Big Data Isn’t Analytics
In the 20th Century, progress was driven by the principles of automation. The more you could streamline and control a process, the cheaper you could make it. Repeatability was the key.
Monitoring, in the form of process control charts, spreadsheet generated graphics and staff meeting gotcha reports, was the way an enlightened executive ran his business. Progress was a matter of making the line move up and to the right. Cost cutting involved moving it down and to the right. Statistical process control (SPC) minimized variation.
Here’s a reasonable definition of SPC.
Statistical process control (SPC) is the application of statistical methods to the monitoring and control of a process to ensure that it operates at its full potential to produce conforming product. Under SPC, a process behaves predictably to produce as much conforming product as possible with the least possible waste. While SPC has been applied most frequently to controlling manufacturing lines, it applies equally well to any process with a measurable output.

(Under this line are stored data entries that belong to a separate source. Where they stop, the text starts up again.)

SIGNATURES = {
    "t2p_last_error": (C.c_char_p, []),
    "t2p_device_count": (_i, []),
    "t2p_engine_create": (_i, [C.POINTER(ModelConfig), C.POINTER(_vp)]),
    "t2p_engine_destroy": (None, [_vp]),
    "t2p_engine_num_params": (_i, [_vp]),
    "t2p_engine_param_info": (_i, [_vp, _i, C.POINTER(C.c_char_p), C.POINTER(_i64), C.POINTER(_i)]),
    "t2p_engine_load_param": (_i, [_vp, C.c_char_p, _vp, C.POINTER(_i64), _i]),
    "t2p_engine_finalize": (_i, [_vp]),
    "t2p_engine_set_context": (_i, [_vp, _vp, _i, _i, _vp]),
    "t2p_engine_score": (_i, [_vp, _vp, _vp, _vp, _i, _vp]),
    "t2p_engine_score_ex": (_i, [_vp, _vp, _vp, _vp, _vp, _i, _vp]),
    "t2p_engine_device_bytes": (_i64, [_vp]),
    "t2p_engine_pool_reclaimed": (_i, [_vp]),
    "t2p_sampler_create": (_i, [_vp, C.POINTER(SamplerConfig), _vp, _vp, C.POINTER(_vp)]),
    "t2p_sampler_set_seed": (_i, [_vp, _u64]),
    "t2p_sampler_set_norm_allreduce": (_i, [_vp, _vp, _vp, _vp]),
    "t2p_built_with_ablation": (_i, []),
    "t2p_sampler_destroy": (None, [_vp]),
    "t2p_sampler_set_condition": (_i, [_vp, _vp, _vp]),
    "t2p_sampler_reset": (_i, [_vp, _i, _vp]),
    "t2p_sampler_step": (_i, [_vp, _vp, _vp, _vp, _vp, _vp]),
    "t2p_sampler_step_graph": (_i, [_vp, _vp, _vp, _vp]),
    "t2p_sampler_run": (_i, [_vp, _vp, _vp, _i, _i, _vp]),
    "t2p_sampler_set_vp_tables": (_i, [_vp, _vp, _vp, _vp, _vp]),
    "t2p_sampler_count_dispatches": (_i, [_vp, _vp, _vp, _vp, C.POINTER(C.c_int)]),
    "t2p_sampler_set_guidance": (_i, [_vp, C.c_double, _i]),
    "t2p_sampler_set_context": (_i, [_vp, _vp, _i, _i, _vp]),
    "t2p_op_guided_langevin_norms": (_i, [_vp, _vp, _vp, _i, _i64, _f, _f, _f, _vp, _vp, _vp]),
    "t2p_op_guided_langevin_update": (_i, [_vp, _vp, _vp, _vp, _vp, _vp, _vp, _vp, _vp, _i64, _f, _f, _f, _vp, _f, _f, _f, _vp]),
    "t2p_op_guided_predictor": (_i, [_vp, _vp, _vp, _vp, _vp, _vp, _vp, _vp, _vp, _i64, _f, _f, _f, _f, _f, _i, _vp]),
    "t2p_ddim_create": (_i, [_vp, C.POINTER(DdimConfig), C.POINTER(DdimStepRow), C.POINTER(_vp)]),
    "t2p_ddim_destroy": (None, [_vp]),
    "t2p_ddim_set_seed": (_i, [_vp, _u64]),
    "t2p_ddim_set_condition": (_i, [_vp, _vp, _vp]),
    "t2p_ddim_set_context": (_i, [_vp, _vp, _i, _i, _vp]),
    "t2p_ddim_reset": (_i, [_vp, _i, _vp]),
    "t2p_ddim_step": (_i, [_vp, _vp, _vp, _vp, _vp]),
    "t2p_ddim_run": (_i, [_vp, _vp, _vp, _i, _i, _vp]),
    "t2p_op_ddim_update": (_i, [_vp, _vp, _vp, _vp, _vp, _vp, _vp, _vp, _vp, _i64, _f, _f, _f, _f, _f, _f, _f, _i, _i, _u64, _u64, _vp]),
    "t2p_op_gemm": (_i, [_i, _vp, _i, _vp, _vp, _i, _i, _i, _i, _i64, _i64, _i64, _vp, _vp, _f, _vp]),
    "t2p_op_conv3x3_shortcut": (_i, [_i, _vp, _vp, _vp, _vp, _i, _vp, _i, _f, _vp, _i, _i, _i, _i, _i, _i, _vp]),
    "t2p_op_conv3x3_groupnorm": (_i, [_i, _vp, _vp, _vp, _vp, _vp, C.c_float, _i, _i, _vp, _vp, C.c_float, _i, _vp, _i, _vp, _vp,
                                      _i, _i, _i, _i, _i, _vp]),
    "t2p_op_attention_wide": (_i, [_i, _vp, _i64, _vp, _i64, _vp, _i64, _vp, _i, _vp, _vp, _i, _f, _vp, _i, _i, _i, _f, _vp]),
    "t2p_op_attention_wide_fm": (_i, [_i, _vp, _i64, _vp, _vp, _vp, _i, _vp, _vp, _i, _f, _vp, _i, _i, _i, _f, _vp]),
    "t2p_op_gemm_frag_major": (_i, [_i, _vp, _vp, _vp, _vp, _i, _i, _i, _i, _i, _i, _vp]),
    "t2p_op_small_conv_groupnorm": (_i, [_i, _vp, _vp, _i64, _vp, _i, _vp, _i, _vp, _vp, _vp, _f, _vp, _i, _vp, _vp, _i, _vp, _vp, _f, _i,
                                         _i, _i, _i, _i, _i, _vp]),
    "t2p_op_attn_proj": (_i, [_i, _vp, _vp, _i, _vp, _vp, _f, _vp, _vp, _vp, _vp, _vp, _vp, _i64, _i, _i, _i, _vp]),
    "t2p_op_st_entry": (_i, [_i, _vp, _vp, _i, _vp, _vp, _f, _vp, _vp, _vp, _vp, _vp, _f, _vp, _i, _vp, _i, _vp, _vp, _vp, _vp, _vp, _vp, _vp,
                             _i, _i, _i, _vp]),
    "t2p_op_input_conv": (_i, [_vp, _vp, _vp, _vp, _i, _i, _i, _i, _i, _i, _vp, _vp]),
    "t2p_op_gemm_r16": (_i, [_i, _vp, _i, _vp, _vp, _i, _i, _i, _i, _i64, _i64, _i64, _vp, _vp, _f, _vp]),
    "t2p_op_conv3x3": (_i, [_i, _vp, _i, _vp, _vp, _vp, _i, _i, _i, _i, _i, _i, _vp]),
    "t2p_op_groupnorm": (_i, [_vp, _vp, _i, _i, _i, _i, _i, _i, _vp, _vp, _f, _i, _i, _vp, _i, _vp]),
    "t2p_op_layernorm": (_i, [_vp, _vp, _vp, _vp, _i, _i64, _i, _f, _vp]),
    "t2p_op_layernorm16": (_i, [_vp, _vp, _vp, _vp, _i, _i64, _i, _f, _vp]),
    "t2p_op_softmax": (_i, [_vp, _i64, _vp, _i64, _i, _i64, _i, _f, _vp]),
    "t2p_op_geglu": (_i, [_vp, _vp, _i, _i64, _i, _vp]),
    "t2p_op_attention_ws": (_i64, [_i, _i, _i, _i, _i]),
    "t2p_op_attention_qkv": (_i, [_i, _vp, _i64, _vp, _i, _i, _i, _i, _f, _vp]),
    "t2p_op_attention": (_i, [_i, _vp, _i64, _vp, _i64, _vp, _i64, _vp, _i, _i, _i, _i, _i, _f, _vp, _vp]),
    "t2p_op_langevin": (_i, [_vp, _vp, _vp, _vp, _vp, _vp, _vp, _i, _i64, _f, _f, _vp, _vp]),
    "t2p_op_langevin_norms": (_i, [_vp, _vp, _i, _i64, _vp, _vp, _vp]),
    "t2p_op_langevin_update": (_i, [_vp, _vp, _vp, _vp, _vp, _vp, _vp, _i64, _vp, _f, _f, _f, _vp]),
    "t2p_op_apply_mask": (_i, [_vp, _vp, _vp, _i64, _vp]),
    "t2p_op_predictor": (_i, [_vp, _vp, _vp, _vp, _vp, _vp, _vp, _i64, _f, _i, _vp]),
    "t2p_op_philox_normal": (_i, [_vp, _i64, _u64, _u64, _vp]),
    "t2p_profile_begin": (_i, []),
    "t2p_debug_set": (_i, [_i, _i]),
    "t2p_op_decode_6d": (_i, [_vp, _i, _i, _i, _vp, _vp, _vp, _vp]),
    "t2p_op_encode_6d": (_i, [_vp, _vp, _vp, _i, _i, _i, _vp, _i, _vp, _vp, _vp]),
    "t2p_op_embedding_gather": (_i, [_vp, _i, _vp, _vp, _i64, _i, _i, _vp, _vp]),
    "t2p_profile_end": (_i, [C.POINTER(C.c_double)]),
    "t2p_profile_dominant": (_i, [C.POINTER(C.c_double), C.c_char_p, C.c_int]),
    "t2p_profile_attention": (_i, [C.POINTER(C.c_double)]),
    "t2p_profile_shapes": (_i, [C.c_char_p, C.c_int]),
    "t2p_debug_tap": (_i, [_i, _vp, C.c_int64, C.POINTER(C.c_int64)]),
    "t2p_profile_layers_begin": (_i, []),
    "t2p_profile_layers_end": (_i, [C.c_char_p, C.c_int]),
    "t2p_op_convert": (_i, [_vp, _vp, _i, _i64, _vp]),
    "t2p_train_create": (_i, [C.POINTER(ModelConfig), C.POINTER(TrainConfig), C.POINTER(_vp)]),
    "t2p_train_destroy": (None, [_vp]),
    "t2p_train_num_params": (_i, [_vp]),
    "t2p_train_param_info": (_i, [_vp, _i, C.POINTER(C.c_char_p), C.POINTER(_i64), C.POINTER(_i)]),
    "t2p_train_load_param": (_i, [_vp, C.c_char_p, _vp, C.POINTER(_i64), _i]),
    "t2p_train_read": (_i, [_vp, _i, C.c_char_p, _vp]),
    "t2p_train_write": (_i, [_vp, _i, C.c_char_p, _vp]),
    "t2p_train_set_step": (_i, [_vp, _i64, _i64, _i64]),
    "t2p_train_get_step": (_i, [_vp, C.POINTER(_i64)]),
    "t2p_train_set_sde": (_i, [_vp, _i, C.c_double, C.c_double, _vp]),
    "t2p_train_set_dropout_masks": (_i, [_vp, C.POINTER(_vp), _i]),
    "t2p_train_set_ss_blocks": (_i, [_vp, _vp, _i, _vp, C.c_double]),
    "t2p_train_set_inpaint_draw": (_i, [_vp, _vp, _i, C.c_double, C.c_double]),
    "t2p_train_loss": (_i, [_vp, C.POINTER(TrainBatch), _i, C.POINTER(_f), _vp, _vp]),
    "t2p_train_step": (_i, [_vp, C.POINTER(TrainBatch), C.POINTER(_f), _vp]),
    "t2p_train_eval_loss": (_i, [_vp, C.POINTER(TrainBatch), C.POINTER(_f), _vp]),
    "t2p_train_apply": (_i, [_vp, _vp]),
    "t2p_train_grad_buffer": (_i, [_vp, C.POINTER(_vp), C.POINTER(_i64)]),
    "t2p_train_device_bytes": (_i64, [_vp]),
    "t2p_op_tgemm": (_i, [_vp, _i64, _i64, _vp, _i64, _i64, _vp, _i64, _i, _i, _i, _i, _i64, _i64, _i64, _f, _f, _vp, _i, _i, _i, _i, _i, _vp]),
    "t2p_op_tgemm16": (_i, [_i, _vp, _i64, _i64, _vp, _i64, _i64, _vp, _i64, _i, _i, _i, _i, _i64, _i64, _i64, _f, _f, _vp, _i, _i, _i, _i, _i,
                            _vp]),
    "t2p_op_ss_block_dropout": (_i, [_vp, _vp, _i, _i, _i, _vp, _i, _vp, C.c_double, _u64, _u64, _vp, _vp]),
    "t2p_op_inpaint_mask_draw": (_i, [_vp, _i, _i, C.c_double, C.c_double, _u64, _u64, _i, _vp, _vp, C.POINTER(_i), _vp]),
    "t2p_op_groupnorm_backward": (_i, [_vp, _vp, _vp, _vp, _i, _i, _i, _i, _i, _f, _vp, _vp, _vp, _vp]),
    "t2p_op_layernorm_backward": (_i, [_vp, _vp, _vp, _i64, _i, _f, _vp, _vp, _vp, _vp]),
    "t2p_op_groupnorm_backward_form": (_i, [_vp, _vp, _vp, _vp, _i, _i, _i, _i, _i, _f, _vp, _vp, _vp, _i, _vp]),
    "t2p_op_layernorm_backward_form": (_i, [_vp, _vp, _vp, _i64, _i, _f, _vp, _vp, _vp, _i, _vp]),
    "t2p_op_colsum": (_i, [_vp, _i, _i64, _i, _i64, _vp, _i64, _i, _i, _vp]),
    "t2p_op_sumsq": (_i, [_vp, _i64, _i, C.POINTER(C.c_double), _vp]),
    "t2p_op_seed_scale": (_i, [_vp, _i64, _f, C.POINTER(_f), _vp]),
    "t2p_op_softmax_backward": (_i, [_vp, _vp, _i64, _i, _f, _vp]),
    "t2p_op_geglu_backward": (_i, [_vp, _vp, _vp, _i64, _i, _vp]),
}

Key tools in SPC are control charts, a focus on continuous improvement and designed experiments. Much of the power of SPC lies in the ability to examine a process and the sources of variation in that process using tools that give weight to objective analysis over subjective opinions and that allow the strength of each source to be determined numerically. Variations in the process that may affect the quality of the end product or service can be detected and corrected, thus reducing waste as well as the likelihood that problems will be passed on to the customer.
With its emphasis on early detection and prevention of problems, SPC has a distinct advantage over other quality methods, such as inspection, that apply resources to detecting and correcting problems after they have occurred. In addition to reducing waste, SPC can lead to a reduction in the time required to produce the product or service from end to end. This is partially due to a diminished likelihood that the final product will have to be reworked, but it may also result from using SPC data to identify bottlenecks, wait times, and other sources of delays within the process.
Process cycle time reductions coupled with improvements in yield have made SPC a valuable tool from both a cost reduction and a customer satisfaction standpoint.
- Increasing Volume (amount of data)
Generally speaking, the first big data problem is dealing with the amount of data. The important point about the volume of data is that it’s bigger than current toolsets can handle
- Velocity (speed of data in/out)
Historically, data has been processed when possible, not in real time. Companies like Google, Facebook, Twitter (and the rest of the high volume, real time data processors)
are perfecting the art of handling information as it emerges.
- Variety (range of data types, sources)
In some ways, this is the biggest piece of the puzzle. Big data is a way to make novel correlations that create insight that wasn’t before possible by integrating disparate (and what used to be seen as unrelated) data sets.
In the end, though, what matters is the ability to see patterns in the data. Big Data is really a way of talking about the challenges and opportunities that emerge from the data that is drowning us all. It’s not about building new and larger process management tools, it’s about mining the insights that can explode productivity in systems that have fewer and fewer repeatable processes.